**Records for the exercise:**
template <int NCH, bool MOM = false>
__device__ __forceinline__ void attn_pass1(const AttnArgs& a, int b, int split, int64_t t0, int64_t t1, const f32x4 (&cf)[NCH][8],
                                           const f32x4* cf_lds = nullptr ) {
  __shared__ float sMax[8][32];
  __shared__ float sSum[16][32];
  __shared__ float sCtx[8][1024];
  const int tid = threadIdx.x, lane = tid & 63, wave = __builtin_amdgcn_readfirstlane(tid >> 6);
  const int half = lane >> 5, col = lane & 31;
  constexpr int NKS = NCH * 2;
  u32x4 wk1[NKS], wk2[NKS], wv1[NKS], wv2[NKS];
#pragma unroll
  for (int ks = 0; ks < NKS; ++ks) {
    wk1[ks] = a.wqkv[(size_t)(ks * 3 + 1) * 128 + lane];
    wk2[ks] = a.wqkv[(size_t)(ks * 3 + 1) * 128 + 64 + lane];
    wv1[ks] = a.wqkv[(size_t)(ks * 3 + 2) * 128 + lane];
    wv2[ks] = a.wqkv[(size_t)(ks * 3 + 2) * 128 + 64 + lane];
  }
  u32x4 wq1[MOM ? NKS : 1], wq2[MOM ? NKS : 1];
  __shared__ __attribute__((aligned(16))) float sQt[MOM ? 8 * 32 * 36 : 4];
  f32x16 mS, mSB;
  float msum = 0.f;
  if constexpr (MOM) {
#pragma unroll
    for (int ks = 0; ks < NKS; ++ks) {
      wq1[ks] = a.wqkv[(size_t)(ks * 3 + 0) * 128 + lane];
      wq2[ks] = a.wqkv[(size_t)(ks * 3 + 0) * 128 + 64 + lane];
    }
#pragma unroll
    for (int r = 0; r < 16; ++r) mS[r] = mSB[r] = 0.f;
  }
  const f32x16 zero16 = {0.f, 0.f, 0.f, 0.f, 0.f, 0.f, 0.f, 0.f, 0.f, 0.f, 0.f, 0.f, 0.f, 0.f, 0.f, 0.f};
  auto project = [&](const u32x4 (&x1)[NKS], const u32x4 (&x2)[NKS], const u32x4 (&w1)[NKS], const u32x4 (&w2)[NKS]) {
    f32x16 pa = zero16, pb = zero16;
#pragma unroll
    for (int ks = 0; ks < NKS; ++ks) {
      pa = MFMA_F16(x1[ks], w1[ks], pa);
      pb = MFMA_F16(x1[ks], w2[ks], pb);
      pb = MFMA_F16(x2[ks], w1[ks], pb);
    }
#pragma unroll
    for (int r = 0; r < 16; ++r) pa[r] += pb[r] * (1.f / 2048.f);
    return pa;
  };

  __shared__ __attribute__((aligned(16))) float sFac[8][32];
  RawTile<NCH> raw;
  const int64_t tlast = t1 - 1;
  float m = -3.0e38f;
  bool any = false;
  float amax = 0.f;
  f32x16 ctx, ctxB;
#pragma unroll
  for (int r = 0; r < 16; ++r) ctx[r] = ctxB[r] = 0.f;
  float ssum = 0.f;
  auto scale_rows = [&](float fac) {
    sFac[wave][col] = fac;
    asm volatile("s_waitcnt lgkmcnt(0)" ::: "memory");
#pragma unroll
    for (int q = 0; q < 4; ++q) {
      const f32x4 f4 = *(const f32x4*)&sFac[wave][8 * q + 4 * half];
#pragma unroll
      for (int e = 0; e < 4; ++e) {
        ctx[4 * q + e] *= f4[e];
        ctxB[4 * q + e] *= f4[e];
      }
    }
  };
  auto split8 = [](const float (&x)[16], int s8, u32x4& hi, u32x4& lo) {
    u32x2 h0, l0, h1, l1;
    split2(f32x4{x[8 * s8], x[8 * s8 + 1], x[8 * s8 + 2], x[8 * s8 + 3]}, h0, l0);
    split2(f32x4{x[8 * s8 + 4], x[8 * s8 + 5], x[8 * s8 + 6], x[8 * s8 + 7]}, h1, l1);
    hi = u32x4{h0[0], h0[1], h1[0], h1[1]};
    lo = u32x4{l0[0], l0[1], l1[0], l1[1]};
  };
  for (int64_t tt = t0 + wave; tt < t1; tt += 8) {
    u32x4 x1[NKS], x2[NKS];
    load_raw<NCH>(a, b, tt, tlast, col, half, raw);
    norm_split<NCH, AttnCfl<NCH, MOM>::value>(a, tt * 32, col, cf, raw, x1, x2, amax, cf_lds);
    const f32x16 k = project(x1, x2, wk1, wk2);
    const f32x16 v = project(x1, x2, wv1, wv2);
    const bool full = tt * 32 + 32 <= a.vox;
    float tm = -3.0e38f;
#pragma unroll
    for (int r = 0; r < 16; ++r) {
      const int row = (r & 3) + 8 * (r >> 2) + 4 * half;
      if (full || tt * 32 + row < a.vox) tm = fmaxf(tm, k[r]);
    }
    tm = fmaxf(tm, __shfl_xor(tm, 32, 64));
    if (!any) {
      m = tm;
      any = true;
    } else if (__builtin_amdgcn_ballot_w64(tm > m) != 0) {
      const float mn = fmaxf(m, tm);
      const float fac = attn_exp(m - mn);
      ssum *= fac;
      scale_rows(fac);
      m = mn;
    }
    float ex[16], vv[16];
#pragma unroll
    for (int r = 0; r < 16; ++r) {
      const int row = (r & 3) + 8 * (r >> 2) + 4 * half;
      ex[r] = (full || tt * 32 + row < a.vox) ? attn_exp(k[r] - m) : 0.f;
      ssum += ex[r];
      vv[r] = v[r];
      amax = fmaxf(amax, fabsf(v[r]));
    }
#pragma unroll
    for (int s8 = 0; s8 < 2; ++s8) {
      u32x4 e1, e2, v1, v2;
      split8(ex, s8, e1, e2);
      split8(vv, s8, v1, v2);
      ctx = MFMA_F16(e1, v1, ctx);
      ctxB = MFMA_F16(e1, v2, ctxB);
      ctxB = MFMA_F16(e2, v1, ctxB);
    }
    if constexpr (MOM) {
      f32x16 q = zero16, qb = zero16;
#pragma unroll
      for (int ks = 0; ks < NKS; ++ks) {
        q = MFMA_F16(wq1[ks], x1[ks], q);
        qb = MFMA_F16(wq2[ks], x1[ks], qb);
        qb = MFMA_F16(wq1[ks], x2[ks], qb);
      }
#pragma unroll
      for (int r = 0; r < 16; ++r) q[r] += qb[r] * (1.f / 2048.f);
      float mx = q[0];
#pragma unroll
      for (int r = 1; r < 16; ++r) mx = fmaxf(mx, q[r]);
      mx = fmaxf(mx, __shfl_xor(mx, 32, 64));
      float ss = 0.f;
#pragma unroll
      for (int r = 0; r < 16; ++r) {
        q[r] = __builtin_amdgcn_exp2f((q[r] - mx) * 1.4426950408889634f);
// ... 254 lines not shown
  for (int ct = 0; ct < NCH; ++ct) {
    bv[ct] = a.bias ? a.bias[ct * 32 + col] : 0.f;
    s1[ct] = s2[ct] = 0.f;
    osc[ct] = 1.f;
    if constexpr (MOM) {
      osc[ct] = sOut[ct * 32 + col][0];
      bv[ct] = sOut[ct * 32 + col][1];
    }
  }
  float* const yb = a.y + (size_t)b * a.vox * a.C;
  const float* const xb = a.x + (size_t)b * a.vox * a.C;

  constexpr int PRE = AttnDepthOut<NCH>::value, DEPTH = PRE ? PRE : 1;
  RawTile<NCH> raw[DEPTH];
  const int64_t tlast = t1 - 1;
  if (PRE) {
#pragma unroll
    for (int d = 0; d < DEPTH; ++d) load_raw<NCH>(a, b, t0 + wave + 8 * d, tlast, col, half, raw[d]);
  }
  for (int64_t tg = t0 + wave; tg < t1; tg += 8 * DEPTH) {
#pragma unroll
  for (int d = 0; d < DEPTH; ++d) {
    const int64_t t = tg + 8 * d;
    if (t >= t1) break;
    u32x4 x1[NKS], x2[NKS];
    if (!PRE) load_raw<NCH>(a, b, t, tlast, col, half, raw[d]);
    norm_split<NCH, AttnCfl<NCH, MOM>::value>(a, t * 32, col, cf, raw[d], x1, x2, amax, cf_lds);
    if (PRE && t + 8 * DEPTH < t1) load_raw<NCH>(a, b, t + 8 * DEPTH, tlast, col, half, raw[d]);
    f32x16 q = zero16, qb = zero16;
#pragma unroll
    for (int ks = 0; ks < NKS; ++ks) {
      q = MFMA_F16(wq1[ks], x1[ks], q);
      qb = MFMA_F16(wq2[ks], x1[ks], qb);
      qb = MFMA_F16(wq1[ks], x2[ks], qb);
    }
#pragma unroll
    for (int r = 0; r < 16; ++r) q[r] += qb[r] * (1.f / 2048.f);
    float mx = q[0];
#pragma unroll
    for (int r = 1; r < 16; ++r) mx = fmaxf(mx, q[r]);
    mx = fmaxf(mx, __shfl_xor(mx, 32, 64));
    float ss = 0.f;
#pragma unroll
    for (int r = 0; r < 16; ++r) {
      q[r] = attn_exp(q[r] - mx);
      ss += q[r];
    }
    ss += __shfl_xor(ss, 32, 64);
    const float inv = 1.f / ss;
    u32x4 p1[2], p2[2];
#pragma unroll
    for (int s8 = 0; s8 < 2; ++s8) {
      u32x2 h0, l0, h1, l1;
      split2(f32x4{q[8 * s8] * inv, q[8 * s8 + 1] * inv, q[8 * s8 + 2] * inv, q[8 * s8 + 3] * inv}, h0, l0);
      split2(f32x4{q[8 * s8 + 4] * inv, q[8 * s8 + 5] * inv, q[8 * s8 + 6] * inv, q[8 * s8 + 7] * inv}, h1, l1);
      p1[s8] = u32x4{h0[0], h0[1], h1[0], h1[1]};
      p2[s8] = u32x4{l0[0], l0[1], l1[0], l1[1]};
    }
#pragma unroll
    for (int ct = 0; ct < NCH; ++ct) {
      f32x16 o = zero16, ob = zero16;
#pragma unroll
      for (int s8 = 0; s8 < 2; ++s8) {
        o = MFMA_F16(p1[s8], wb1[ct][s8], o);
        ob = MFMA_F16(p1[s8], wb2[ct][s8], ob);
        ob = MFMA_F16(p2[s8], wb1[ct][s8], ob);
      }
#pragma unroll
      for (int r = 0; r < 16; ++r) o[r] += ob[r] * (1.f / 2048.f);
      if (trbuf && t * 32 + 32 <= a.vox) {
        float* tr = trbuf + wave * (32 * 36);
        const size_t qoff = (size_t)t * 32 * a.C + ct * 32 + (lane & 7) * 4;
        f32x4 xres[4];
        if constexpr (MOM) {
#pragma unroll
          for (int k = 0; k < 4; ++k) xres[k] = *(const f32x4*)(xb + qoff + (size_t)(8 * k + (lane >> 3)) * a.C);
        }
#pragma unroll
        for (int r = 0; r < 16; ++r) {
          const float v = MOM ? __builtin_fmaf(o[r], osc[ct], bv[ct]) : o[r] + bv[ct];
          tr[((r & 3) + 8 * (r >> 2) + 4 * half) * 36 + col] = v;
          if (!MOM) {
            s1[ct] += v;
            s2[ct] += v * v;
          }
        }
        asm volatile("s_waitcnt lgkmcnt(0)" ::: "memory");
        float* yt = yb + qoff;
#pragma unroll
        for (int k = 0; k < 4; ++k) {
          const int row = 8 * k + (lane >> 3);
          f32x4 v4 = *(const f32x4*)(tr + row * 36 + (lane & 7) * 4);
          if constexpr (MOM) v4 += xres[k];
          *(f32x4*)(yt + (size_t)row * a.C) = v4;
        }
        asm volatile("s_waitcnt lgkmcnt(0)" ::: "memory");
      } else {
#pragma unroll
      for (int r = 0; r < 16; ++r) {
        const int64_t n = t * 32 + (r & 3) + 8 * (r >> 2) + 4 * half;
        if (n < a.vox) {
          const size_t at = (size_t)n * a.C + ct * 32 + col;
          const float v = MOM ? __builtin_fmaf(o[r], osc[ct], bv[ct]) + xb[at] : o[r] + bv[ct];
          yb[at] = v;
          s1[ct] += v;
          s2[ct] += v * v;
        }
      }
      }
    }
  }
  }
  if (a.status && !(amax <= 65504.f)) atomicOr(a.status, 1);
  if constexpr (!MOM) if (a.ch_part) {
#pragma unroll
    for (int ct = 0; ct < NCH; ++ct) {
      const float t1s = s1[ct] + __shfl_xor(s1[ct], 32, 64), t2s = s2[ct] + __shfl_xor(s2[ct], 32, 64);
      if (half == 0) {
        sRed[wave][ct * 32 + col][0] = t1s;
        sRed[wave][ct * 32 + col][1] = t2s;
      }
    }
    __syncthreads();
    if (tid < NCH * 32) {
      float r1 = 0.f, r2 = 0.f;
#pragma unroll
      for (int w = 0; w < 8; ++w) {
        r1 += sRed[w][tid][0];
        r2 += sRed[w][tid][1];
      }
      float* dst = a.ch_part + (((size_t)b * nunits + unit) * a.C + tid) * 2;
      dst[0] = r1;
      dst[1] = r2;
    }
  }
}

**Work to be completed:** What lines in the data above contain the word "full"? Copy them all.

**Completed task:**
    const bool full = tt * 32 + 32 <= a.vox;
      if (full || tt * 32 + row < a.vox) tm = fmaxf(tm, k[r]);
      ex[r] = (full || tt * 32 + row < a.vox) ? attn_exp(k[r] - m) : 0.f;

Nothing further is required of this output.